If you look at the raw data, these "middle of the road" people pulled the Conservative average down. In fact, within experimental error, people the same distance from a fair neutral centerline scored about the same on the cognitive task.
At least, that's what I have heard from an anonymous source close to the study. It certainly seems plausible to me.
Which means that you can get statistically significant results for the liberals; however, that may not be true of the (much smaller) conservative group.
Are you suggesting that liberals spend time playing video games while the conservatives organise into a vast conspiracy? ;)
Of 7 male college students who know that they will get paid the same whether or not they press only at the right times are great sociological conclusions drawn.
I also don't know whether subjects were questioned about recent alcohol consumption, but I'd bet that could adversely impact accuracy.
Nick
It's attempting to assign value judgements to it that others me. An equally valid value judgement would be to say that "Liberals are more easily reprogrammed". I don't think that's a road we want to go down.
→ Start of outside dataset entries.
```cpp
struct WgmmaPlan {
  uint32_t threads, smem_bytes;
  uint32_t par, trav, head;
  dim3 grid;
  uint32_t blocks_per_split, splits;
  bool convert_dO_first;
  uint32_t launches;
  uint32_t heads_per_tile;
};
WgmmaPlan wgmma_plan(int type, uint32_t D, uint32_t R, uint32_t C, uint32_t batch, uint32_t group, uint32_t min_blocks,
                     uint32_t max_splits, bool convert_dO, uint32_t sm_count, const Band *band = nullptr);
WgmmaPlan wgmma_plan_sequences(int type, uint32_t D, uint32_t max_row, uint32_t max_column, uint32_t count,
                               uint32_t batch, uint32_t group, bool convert_dO, uint32_t sm_count);
WgmmaPlan wgmma_plan_split(uint32_t D, uint32_t max_row, uint32_t key_bound, uint32_t count, uint32_t batch,
                           uint32_t group, uint32_t min_blocks, uint32_t max_splits, uint32_t num_splits,
                           uint32_t sm_count, const Band *band);

cudaError_t launch_stage_operand(const void *src, void *dst, uint32_t batch, uint32_t seq, uint32_t D, uint32_t Dp,
                                 uint32_t element_bytes, bool transposed, cudaStream_t stream);
cudaError_t launch_unstage_output(const float *src, float *dst, uint32_t batch, uint32_t seq, uint32_t D, uint32_t Dp,
                                  bool transposed, cudaStream_t stream);
cudaError_t launch_unstage_sequences(const float *src, float *dst, uint32_t batch, uint32_t seq, const int32_t *offsets,
                                     uint32_t count, uint32_t limit, uint32_t D, uint32_t Dp, bool transposed,
                                     cudaStream_t stream);
cudaError_t launch_bf16_to_f16(const void *src, void *dst, uint64_t elements, cudaStream_t stream);
const char *last_launch_detail();

}
```

### metal-flash-attention_b200/csrc/kernels/sm90_ptx.cuh

```cuda
#pragma once
#include <cuda_runtime.h>
#include <stdint.h>

namespace mfa {
namespace ptx {

__device__ __forceinline__ uint32_t smem_u32(const void *p) { return static_cast<uint32_t>(__cvta_generic_to_shared(p)); }

__device__ __forceinline__ void mbar_init(uint64_t *bar, uint32_t count) {
  asm volatile("mbarrier.init.shared::cta.b64 [%0], %1;" ::"r"(smem_u32(bar)), "r"(count) : "memory");
}
__device__ __forceinline__ void fence_barrier_init() { asm volatile("fence.mbarrier_init.release.cluster;" ::: "memory"); }
__device__ __forceinline__ void fence_proxy_async_smem() { asm volatile("fence.proxy.async.shared::cta;" ::: "memory"); }

__device__ __forceinline__ void mbar_arrive_expect_tx(uint64_t *bar, uint32_t bytes) {
  asm volatile("mbarrier.arrive.expect_tx.shared::cta.b64 _, [%0], %1;" ::"r"(smem_u32(bar)), "r"(bytes) : "memory");
}
__device__ __forceinline__ void mbar_complete_tx(uint64_t *bar, uint32_t bytes) {
  asm volatile("mbarrier.complete_tx.relaxed.cta.shared::cta.b64 [%0], %1;" ::"r"(smem_u32(bar)), "r"(bytes) : "memory");
}
__device__ __forceinline__ bool mbar_try_wait(uint64_t *bar, uint32_t parity) {
  uint32_t ok;
  asm volatile(
      "{\n"
      ".reg .pred P;\n"
      "mbarrier.try_wait.parity.shared::cta.b64 P, [%1], %2;\n"
      "selp.u32 %0, 1, 0, P;\n"
      "}\n"
      : "=r"(ok)
      : "r"(smem_u32(bar)), "r"(parity)
      : "memory");
  return ok != 0;
}

#ifndef MFA_MBAR_TIMEOUT_CYCLES
#define MFA_MBAR_TIMEOUT_CYCLES (8000000000ll)
#endif
__device__ __forceinline__ void mbar_wait(uint64_t *bar, uint32_t parity) {
  if (mbar_try_wait(bar, parity)) return;
  const long long start = clock64();
  uint32_t spins = 0;
  while (!mbar_try_wait(bar, parity))
    if ((++spins & 0x3ffu) == 0 && clock64() - start > MFA_MBAR_TIMEOUT_CYCLES) __trap();
}
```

Another kind of test might ask the question, "what is the next number in the sequence 1,2,3,4,5,..."
Conservative answer = 6.
Liberal answer = 234.
Video here
Note: you can also download this (as well as other conference videos) from the iTunes music store (it's free).
The short version (which doesn't do it justice - no pun intended) is that the author defines 5 pillars of morality. His research shows that liberals tend to base their morality much more heavily on two pillars: compassion and fairness.
On the other hand, conservatives tend to base their morality more evenly on all 5 pillars (I don't recall them all, but I think one is tradition).
This explains why liberals find it difficult to understand why conservatives disagree with them on some issues that appear "obvious" to them (liberals).
For example, consider the issue of gay marriage. When viewed strictly from the prism of compassion and fairness, why not support it? But when you throw in tradition as part of your morality, then the opposition becomes much more understandable.
Eric beat me to it. It's amazing what motivated people will read into an experiment in which people are asked to press "w" or "m" as fast as they can after seeing it on the screen.
By the way, my friend’s dad went on to a long career as a CIA analyst.
If Orin is indeed looking to these comments for useful data, I’d suggest they indicate that Conservatives have no problem adapting to new information. Wednesday, when the question was claiming credit for the absence of terror attacks since 9/11, many of them seemed, if not unaware of, at least unconcerned with the logical defect in equating correlation with causation. But give them just a few days, and now they get it. :)
Who said that?
Not unless "knee-jerk liberal" is truly an accurate description.
Seriously, I suspect it's simply sampling error. In various accounts, there were either 7 or 9 "conservative" subjects. With a sample that size you expect that the sample average of any characteristic will probably be noticeably different than the average of the whole population.
The more interesting question is, how would the researchers have spun it if they'd drawn a sample of conservatives who happened to score above the liberals?
"A comparison was done of African-American college students to white college students. It was discovered that African-Americans have, on average, slightly thicker upper lips. Perhaps this explains why they have so much less economic success."
At least that African-Americans have less economic success is a, to some extent, an objectively verifiable fact and clearly is not something people are likely to prefer.